The _one incident result_ is nonsense. MANY people have died in Teslas and Tesla is bigger than ever with 40% less accidents on autopilot than off. Let's use facts. Lowering the 1,200,000 yearly human driven deaths, even by 40% which isn't even self driving, will always play well.



JesusisLord777 said:


> Our maybe we will all be taking flying Ubers in thirty years. Should be interesting.


It will be. Airbus is claiming they will offer a self flying prototype this year.



Jermin8r89 said:


> If self driveing cars run the world then maze well say atleast 70% of careers and work is gone. They wont make money for long


You neglect the cost of living portion of the equation and exaggerate the loss of income. When human transportation costs are removed from the equation, we will be looking at a 40% - 60% lowering of cost of goods. This means everyone will need to work less to keep the the same standard of living. Part time will become the new full time.


----------



## Jermin8r89 (Mar 10, 2016)

RamzFanz said:


> You neglect the cost of living portion of the equation and exaggerate the loss of income. When human transportation costs are removed from the equation, we will be looking at a 40% - 60% lowering of cost of goods. This means everyone will need to work less to keep the the same standard of living. Part time will become the new full time


So y does it seem they keep adding prices to things the more technoligy comes out? 1 example:

On Wednesday, February 1 the House Ways and Means committee will hold a public hearing on a bill to create a road usage fee.
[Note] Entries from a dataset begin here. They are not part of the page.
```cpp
struct Acc {
    d4_t v[4][4];
    __device__ __forceinline__ void zero() {
#pragma unroll
        for (int i = 0; i < 4; ++i)
#pragma unroll
            for (int j = 0; j < 4; ++j) v[i][j] = d4_t{0.0, 0.0, 0.0, 0.0};
    }
// ... 260 lines not shown
    };
    constexpr bool DIRECT_A = !A_KC;
    const int wave_u = __builtin_amdgcn_readfirstlane(tid >> 6);
    auto issue_a = [&](int k0, int bufoff) {
#pragma unroll
        for (int r = 0; r < 4; ++r) {
            const int row = 4 * wave_u + r;
            slab_row_to_lds(A + 2 * lane + (long)(k0 + row) * lda, lds + bufoff + row * A_LD);
        }
    };
    if (DIRECT_A) issue_a(kb, 0);
    else stage_load<A_KC>(sa, A, lda, kb, tid);
    load_b(kb);
    if (DIRECT_A) asm volatile("s_waitcnt vmcnt(0)" ::: "memory");
    else stage_store<A_KC>(sa, lds, tid);
    store_b(lds + A_SLAB);
    __syncthreads();
    int cur = 0;
    for (int k0 = kb; k0 < ke; k0 += GEMM_BK) {
        const bool more = (k0 + GEMM_BK) < ke;
        if (more) {
            if (DIRECT_A) issue_a(k0 + GEMM_BK, cur ^ BUF);
            else stage_load<A_KC>(sa, A, lda, k0 + GEMM_BK, tid);
            load_b(k0 + GEMM_BK);
        }
        const double* la = lds + cur;
        const double* lb = lds + cur + A_SLAB;
#pragma unroll
        for (int kk = 0; kk < 4; ++kk) {
            double af[2], bf[4];
#pragma unroll
            for (int i = 0; i < 2; ++i)
                af[i] = A_KC ? frag_read<true>(la, wm + 16 * i, kk, lane)
                             : la[(4 * kk + (lane >> 4)) * A_LD + wm + 16 * i + (lane & 15)];
#pragma unroll
            for (int j = 0; j < 4; ++j) bf[j] = frag_read<true>(lb, 16 * j, kk, lane);
#pragma unroll
            for (int i = 0; i < 2; ++i)
#pragma unroll
                for (int j = 0; j < 4; ++j)
                    acc.v[i][j] = __builtin_amdgcn_mfma_f64_16x16x4f64(bf[j], af[i], acc.v[i][j], 0, 0, 0);
        }
        const int nxt = cur ^ BUF;
        if (more) {
            if (!DIRECT_A) stage_store<A_KC>(sa, lds + nxt, tid);
            store_b(lds + nxt + A_SLAB);
        }
        if (DIRECT_A) asm volatile("s_waitcnt vmcnt(0)" ::: "memory");
        __syncthreads();
        cur = nxt;
    }
}

__device__ __forceinline__ int acc_m(int i) {
    const int lane = threadIdx.x & 63, wave = threadIdx.x >> 6;
    return (wave & 1) * 64 + 16 * i + (lane & 15);
}
__device__ __forceinline__ int acc_n(int j, int r) {
    const int lane = threadIdx.x & 63, wave = threadIdx.x >> 6;
    return (wave >> 1) * 64 + 16 * j + (lane >> 4) + 4 * r;
}

template <bool HEAVY = false, class F>
__device__ __forceinline__ void acc_tile_by_columns(const Acc& acc, double* lds, F&& f) {
    const int lane = threadIdx.x & 63, wave = __builtin_amdgcn_readfirstlane(threadIdx.x >> 6);
#pragma unroll
    for (int half = 0; half < 2; ++half) {
        __syncthreads();
        if ((wave >> 1) == half) {
#pragma unroll
            for (int i = 0; i < 4; ++i)
#pragma unroll
                for (int j = 0; j < 4; ++j)
#pragma unroll
                    for (int r = 0; r < 4; ++r)
                        lds[(16 * j + (lane >> 4) + 4 * r) * GEMM_LDS_MC_LD + (wave & 1) * 64 + 16 * i + (lane & 15)] = acc.v[i][j][r];
        }
        __syncthreads();
        if constexpr (HEAVY) {
#pragma unroll 2
            for (int q = 0; q < 16; ++q) {
                const int c = wave + 4 * q;
                const d2_t v = *reinterpret_cast<const d2_t*>(lds + c * GEMM_LDS_MC_LD + 2 * lane);
                f(64 * half + c, 2 * lane, v);
            }
        } else {
#pragma unroll
            for (int q = 0; q < 16; ++q) {
                const int c = wave + 4 * q;
                const d2_t v = *reinterpret_cast<const d2_t*>(lds + c * GEMM_LDS_MC_LD + 2 * lane);
                f(64 * half + c, 2 * lane, v);
            }
        }
    }
}

__device__ __forceinline__ int xcd_remap(int b, int nwg) {
    const int q = nwg >> 3, r = nwg & 7;
    const int xcd = b & 7, within = b >> 3;
    const int base = (xcd < r) ? xcd * (q + 1) : r * (q + 1) + (xcd - r) * q;
    return base + within;
}

}
```

sequential-line-search_amd/csrc/kernels.hpp:

```cpp
#pragma once
#include <cstdlib>
#include <hip/hip_runtime.h>

#include "tuning.hpp"
#include "../../include/sls_hip.h"

#include <mutex>
#include <map>
#include <set>
#include <utility>

namespace slsk {

inline void ensure_dyn_lds(const void* fn, int bytes) {
    static std::mutex mtx;
    static std::map<std::pair<int, const void*>, int> done;
    int dev = 0;
    (void)hipGetDevice(&dev);
    std::lock_guard<std::mutex> lock(mtx);
    int& have = done[{dev, fn}];
    if (bytes > have) {
        if (hipFuncSetAttribute(fn, hipFuncAttributeMaxDynamicSharedMemorySize, bytes) != hipSuccess) (void)hipGetLastError();
        have = bytes;
    }
// ... 69 lines not shown
};
void launch_nll_small(hipStream_t s, int kernel, const NllSmallArgs& args);

struct GpFitSmallArgs {
    const double *X, *y, *inv_ell;
    int D, N, Dcols;
    double a, b;
    double *XT, *nx, *XaT, *L, *Linv, *U, *Kinv, *alpha, *mu_data, *scal;
    long* d_idx;
    int* info;
    double* summary = nullptr;
    int x_lds = 1;
};
void launch_gp_fit_small(hipStream_t s, int kernel, const GpFitSmallArgs& args);

constexpr int MAP_OPT_MAX_VARS = 320;
constexpr int MAP_OPT_HIST = 8;
constexpr int MAP_OPT_TRACE_SLOTS = 24;
constexpr int MAP_OPT_STATE_DOUBLES = (4 + 2 * MAP_OPT_HIST) * MAP_OPT_MAX_VARS + 32;
constexpr int MAP_OPT_OUT_X = 8, MAP_OPT_OUT_G = 8 + MAP_OPT_MAX_VARS, MAP_OPT_OUT_DOUBLES = 8 + 2 * MAP_OPT_MAX_VARS;
struct MapOptArgs {
    const double* X;
    const double* XTr;
    double* kc;
    int x_lds = 1;
    int D, N, ny, nh, log_hyper, noiseless;
    const double* y_fixed;
    double a0, b0, r0;
    double mu_a, mu_b, mu_r, s2_a, s2_b, s2_r;
    double btl_scale;
    int n_prefs, flat_len;
    const int *pref_off, *pref_flat;
    const int *csc_off, *csc_ent;
    double* btl_scratch;
    const double *z0, *lower, *upper;
    int max_evals;
    double ftol_rel, xtol_rel;
    int budget;
    int eval_only;
    int fresh;
    double* state;
    double* out;
    int* info;
    long long* trace;
};
void launch_map_opt(hipStream_t s, int kernel, const MapOptArgs& args);

int launch_acq_gemm(hipStream_t s, const double* Ks, const double* Cs, long ldk, int Sp, const double* Kinv, int Np, double* P,
                    double* kw_part, double* cw_part, int* sync = nullptr);
void launch_var_gemm(hipStream_t s, const double* Ks, long ldk, int Sp, const double* Linv, int Np, double* kw_part,
                     double* cw_part);
inline bool grad_gemm_wants_split(int Sp) { return !tune_set(TUNE_GRAD_SPLIT_TILES) || 2 * (Sp / 128) < tune(TUNE_GRAD_SPLIT_TILES, 0); }
void launch_grad_gemm(hipStream_t s, const double* P, const double* Cs, long ldk, int Sp, const double* XT, const double* XaT,
                      long ld, int Np, int Dcols, double* Gs, double* Gm, double* part = nullptr, int passes = 2);
struct FinalizeArgs {
    int S, D, nbt;
    int ntm, split_first;
    long ldk;
    const double *mu_part, *ca_part, *kw_part, *cw_part, *Gs, *Gm, *XsT, *inv_ell;
    const double* kw_solve_part = nullptr;
    double a, mu_best, ucb_h;
    int acq;
    long ldo;
    double *mu, *sigma, *dmu, *dsigma, *val, *grad;
};
void launch_finalize(hipStream_t s, const FinalizeArgs& a);

void launch_combine(hipStream_t s, int S, int D, long ld, const double* mu, const double* sigma, const double* dmu,
                    const double* dsigma, int acq, double mu_best, double ucb_h, double* val, double* grad);

void launch_mes_combine(hipStream_t s, int S, int D, long ld, const double* mu, const double* sigma, const double* dmu,
                        const double* dsigma, const double* y_star, int K, double* val, double* grad);
void launch_mes_terms(hipStream_t s, const double* t, long n, double* g, double* dg);

void launch_logei_combine(hipStream_t s, int S, int D, long ld, const double* mu, const double* sigma, const double* dmu,
                          const double* dsigma, double mu_best, double* val, double* grad);
void launch_logei_terms(hipStream_t s, const double* u, long n, double* log_h, double* b1, double* b2);

void launch_pair_diff(hipStream_t s, const double* Ka, const double* Kb, long ldk, int Np, double* Kd);
struct EuboFinalizeArgs {
    int S, D, nbt;
    int ntm, split_first;
    int kernel;
    long ldk;
    const double *mu_part[2], *ca_part[2], *cw_part[2], *Gs[2], *Gm[2], *XsT[2];
    const double *kw_part, *inv_ell;
    const double* kw_solve_part = nullptr;
    double a;
    long ldo;
    double *val, *grad;
};
void launch_eubo_finalize(hipStream_t s, const EuboFinalizeArgs& a);

struct LbfgsState {
    int S, D, m;
    long ld;
    double *x, *g, *dir, *xt, *scr;
    double *Sh, *Yh;
    double *rho;
    double *f, *t;
    int *hlen, *hpos, *nbt, *done;
    double c1, shrink, gtol;
    int max_backtracks;
    double ftol_rel = 0.0, xtol_rel = 0.0;
    const int* live;
    int nlive;
    long ldv;
// ... 121 lines not shown
```

sequential-line-search_amd/csrc/kernels_acq.hip:

```cpp
#include <cstdlib>

#include "gemm_f64.hpp"
#include "kernels.hpp"
#include "../../include/sls_hip.h"

namespace slsk {

template <bool MATERN, bool HALF>
__device__ __forceinline__ void acq_tile(int t, int nhalf, int ntm, int ntn, const double* __restrict__ Ks, const double* __restrict__ Cs,
                                         long ldk, const double* __restrict__ Kinv, int Np, double* __restrict__ P,
                                         double* __restrict__ kw_part, double* __restrict__ cw_part, double* lds) {
    const int GM = 8;
    const int gsz = GM * ntn;
    const int g = t / gsz, w = t % gsz;
    const int gm = min(GM, ntm - g * GM);
    const int tm = g * GM + (w % gm), tn = w / gm;
    const int m0 = tm * GEMM_BM, n0 = tn * GEMM_BN;
    Acc acc;
    acc.zero();
    gemm_tile<false, false, HALF ? 2 : 4, true>(acc, Ks + m0, ldk, Kinv + n0, (long)Np, 0, Np, lds, nhalf);
    const int lane = threadIdx.x & 63, wave = threadIdx.x >> 6;
    constexpr int NJ = HALF ? 2 : 4;
    const int nbase = HALF ? 64 * nhalf + (wave >> 1) * 32 : (wave >> 1) * 64;
    double* red = lds;
// ... 253 lines not shown
    const int ntm = Sp / GEMM_BM;
    const int tm = blockIdx.x % ntm, tn = blockIdx.x / ntm;
    const int m0 = tm * GEMM_BM, n0 = tn * GEMM_BN;
    const double* A = blockIdx.y == 0 ? P : Cs;
    const double* B = blockIdx.y == 0 ? XT : XaT;
    double* C = blockIdx.y == 0 ? Gs : Gm;
    Acc acc;
    acc.zero();
    gemm_tile<false, true>(acc, A + m0, ldk, B + (long)n0 * ld, ld, 0, Np, lds);
#pragma unroll
    for (int i = 0; i < 4; ++i)
#pragma unroll
        for (int j = 0; j < 4; ++j)
#pragma unroll
            for (int r = 0; r < 4; ++r) C[(long)(m0 + acc_m(i)) + (long)(n0 + acc_n(j, r)) * ldk] = acc.v[i][j][r];
}

constexpr int GRAD64_A_LD = 136;
__global__ __launch_bounds__(256, 3) void grad_gemm64_kernel(const double* __restrict__ P, const double* __restrict__ Cs, long ldk,
                                                             int Sp, const double* __restrict__ XT, const double* __restrict__ XaT,
                                                             long ld, int Np, double* __restrict__ Gs, double* __restrict__ Gm,
                                                             double* __restrict__ part) {
    extern __shared__ __attribute__((aligned(16))) char smem[];
    double* lds = reinterpret_cast<double*>(smem);
    const int m0 = blockIdx.x * GEMM_BM;
    const double* A = blockIdx.y == 0 ? P : Cs;
    const double* B = blockIdx.y == 0 ? XT : XaT;
    const bool split = gridDim.z > 1;
    double* C = split ? part + ((long)blockIdx.z * 2 + blockIdx.y) * (long)Sp * 64 : (blockIdx.y == 0 ? Gs : Gm);
    const long ldc = split ? (long)Sp : ldk;
    const int q = Np / 4;
    Acc64 tot;
    tot.zero();
    const int c0 = split ? blockIdx.z : 0, c1 = split ? blockIdx.z + 1 : 4;
    for (int c = c0; c < c1; ++c) {
        Acc64 acc;
        acc.zero();
        gemm_tile_n64<false, GRAD64_A_LD>(acc, A + m0, ldk, B, ld, c * q, (c + 1) * q, lds);
#pragma unroll
        for (int i = 0; i < 2; ++i)
#pragma unroll
            for (int j = 0; j < 4; ++j) tot.v[i][j] = (c == c0) ? acc.v[i][j] : tot.v[i][j] + acc.v[i][j];
    }
    const int lane = threadIdx.x & 63, wm = (threadIdx.x >> 6) * 32;
#pragma unroll
    for (int i = 0; i < 2; ++i)
#pragma unroll
        for (int j = 0; j < 4; ++j)
#pragma unroll
            for (int r = 0; r < 4; ++r)
                C[(long)(m0 + wm + 16 * i + (lane & 15)) + (long)(16 * j + (lane >> 4) + 4 * r) * ldc] = tot.v[i][j][r];
}

__global__ __launch_bounds__(256) void grad_reduce4_kernel(const double* __restrict__ part, int Sp, long ldk, double* __restrict__ Gs,
                                                           double* __restrict__ Gm, int passes) {
    const long idx = blockIdx.x * 256L + threadIdx.x;
    if (idx >= (long)Sp * 64) return;
    const long n = idx % Sp, d = idx / Sp;
    const long stride = (long)Sp * 64;
    for (int y = 0; y < passes; ++y) {
        const double* p = part + (long)y * stride + idx;
        const double v = ((p[0] + p[2 * stride]) + p[4 * stride]) + p[6 * stride];
        (y == 0 ? Gs : Gm)[n + d * ldk] = v;
    }
}

void launch_grad_gemm(hipStream_t s, const double* P, const double* Cs, long ldk, int Sp, const double* XT, const double* XaT,
                      long ld, int Np, int Dcols, double* Gs, double* Gm, double* part, int passes) {
    ensure_dyn_lds((const void*)grad_gemm_kernel, GEMM_LDS_BYTES);
    ensure_dyn_lds((const void*)grad_gemm64_kernel, gemm_n64_lds_bytes<GRAD64_A_LD>());
    if (Dcols < 0) {
        const bool split = part != nullptr && grad_gemm_wants_split(Sp);
        hipLaunchKernelGGL(grad_gemm64_kernel, dim3(Sp / GEMM_BM, passes, split ? 4 : 1), dim3(GEMM_THREADS), gemm_n64_lds_bytes<GRAD64_A_LD>(), s, P, Cs,
                           ldk, Sp, XT, XaT, ld, Np, Gs, Gm, part);
        if (split)
            hipLaunchKernelGGL(grad_reduce4_kernel, dim3((unsigned)(((long)Sp * 64 + 255) / 256)), dim3(256), 0, s, part, Sp, ldk, Gs, Gm,
                               passes);
        return;
    }
    const int nt = (Sp / GEMM_BM) * (Dcols / GEMM_BN);
    hipLaunchKernelGGL(grad_gemm_kernel, dim3(nt, passes), dim3(GEMM_THREADS), GEMM_LDS_BYTES, s, P, Cs, ldk, Sp, XT, XaT, ld, Np, Dcols,
                       Gs, Gm);
}

__global__ __launch_bounds__(256) void finalize_kernel(FinalizeArgs p) {
    const int n = blockIdx.x * 256 + threadIdx.x;
    if (n >= p.S) return;
    double mu = 0.0, ca = 0.0, kw = 0.0, cw = 0.0;
    const int tm_ = n >> 7, grp_ = tm_ >> 3;
    const int gm_ = min(8, p.ntm - 8 * grp_);
    const int tile_base = grp_ * 8 * p.nbt + (tm_ - 8 * grp_);
    #pragma unroll 8
    for (int t = 0; t < p.nbt; ++t) {
        mu += p.mu_part[(long)t * p.ldk + n];
        ca += p.ca_part[(long)t * p.ldk + n];
        double kt = p.kw_part[(long)(2 * t) * p.ldk + n], ct = p.cw_part[(long)(2 * t) * p.ldk + n];
        if (tile_base + t * gm_ >= p.split_first) {
            kt += p.kw_part[(long)(2 * t + 1) * p.ldk + n];
            ct += p.cw_part[(long)(2 * t + 1) * p.ldk + n];
        }
        kw += kt;
        cw += ct;
    }
    if (p.kw_solve_part) {
        kw = 0.0;
        for (int t = 0; t < p.nbt; ++t) kw += p.kw_solve_part[(long)(2 * t) * p.ldk + n];
    }
    const double s2 = p.a - kw;
    const double sigma = s2 < 0.0 ? 0.0 : sqrt(s2);
    if (p.mu) p.mu[n] = mu;
    if (p.sigma) p.sigma[n] = sigma;
    const bool need_g = p.dmu || p.dsigma || p.grad;
    double Phi = 0.0, phi = 0.0;
    bool bad = false;
    if (p.val || p.grad) {
        if (p.acq == SLS_ACQ_EXPECTED_IMPROVEMENT) {
            const double diff = mu - p.mu_best;
            const double u = diff / sigma;
            Phi = 0.5 * erfc(-u * 0.70710678118654752440);
            phi = exp(-0.5 * u * u) * 0.39894228040143267794;
            const double ei = diff * Phi + sigma * phi;
            bad = (sigma < 1e-10) || isnan(ei);
            if (p.val) p.val[n] = bad ? 0.0 : ei;
        } else {
            if (p.val) p.val[n] = mu + p.ucb_h * sigma;
        }
    }
// ... 689 lines not shown
```

sequential-line-search_amd/csrc/tuning.hpp:

```cpp
#pragma once
#include <atomic>
#include <cstdlib>
#include <mutex>
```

The bill, HB 621, would add a fee to annual car registration, based on the miles per gallon of the vehicle, ranging from $0 to $77.08. Cars that do not use any fuel would pay $123.33.

A road usage fee is intended to make up for lower gas tax revenue from hybrid and alternative fuel vehicles. Those vehicles are responsible for just as much wear and tear on roads, and arguably are not paying their fair share for road maintenance.

The Department of Transportation estimates the fee would raise about $11 million per year for construction and repair of state roads and bridges.

Opponents of HB 621 argue that unless the state also lowers the gas tax, the road usage fee is a burdensome tax on residents.

Other opponents argue that alternative fuel and hybrid vehicles provide other benefits to the state, such as cleaner air, and therefore an additional fee is unfair.


----------



## RamzFanz (Jan 31, 2015)

Jermin8r89 said:


> So y does it seem they keep adding prices to things the more technoligy comes out? 1 example:
> 
> On Wednesday, February 1 the House Ways and Means committee will hold a public hearing on a bill to create a road usage fee.
> 
> ...


That's taxes. The government is going to get theirs.

Cost of goods are going to plummet from a bit after the introduction of self driving through saturation. That also means services will cost less because the equipment, materials, almost everything will cost less.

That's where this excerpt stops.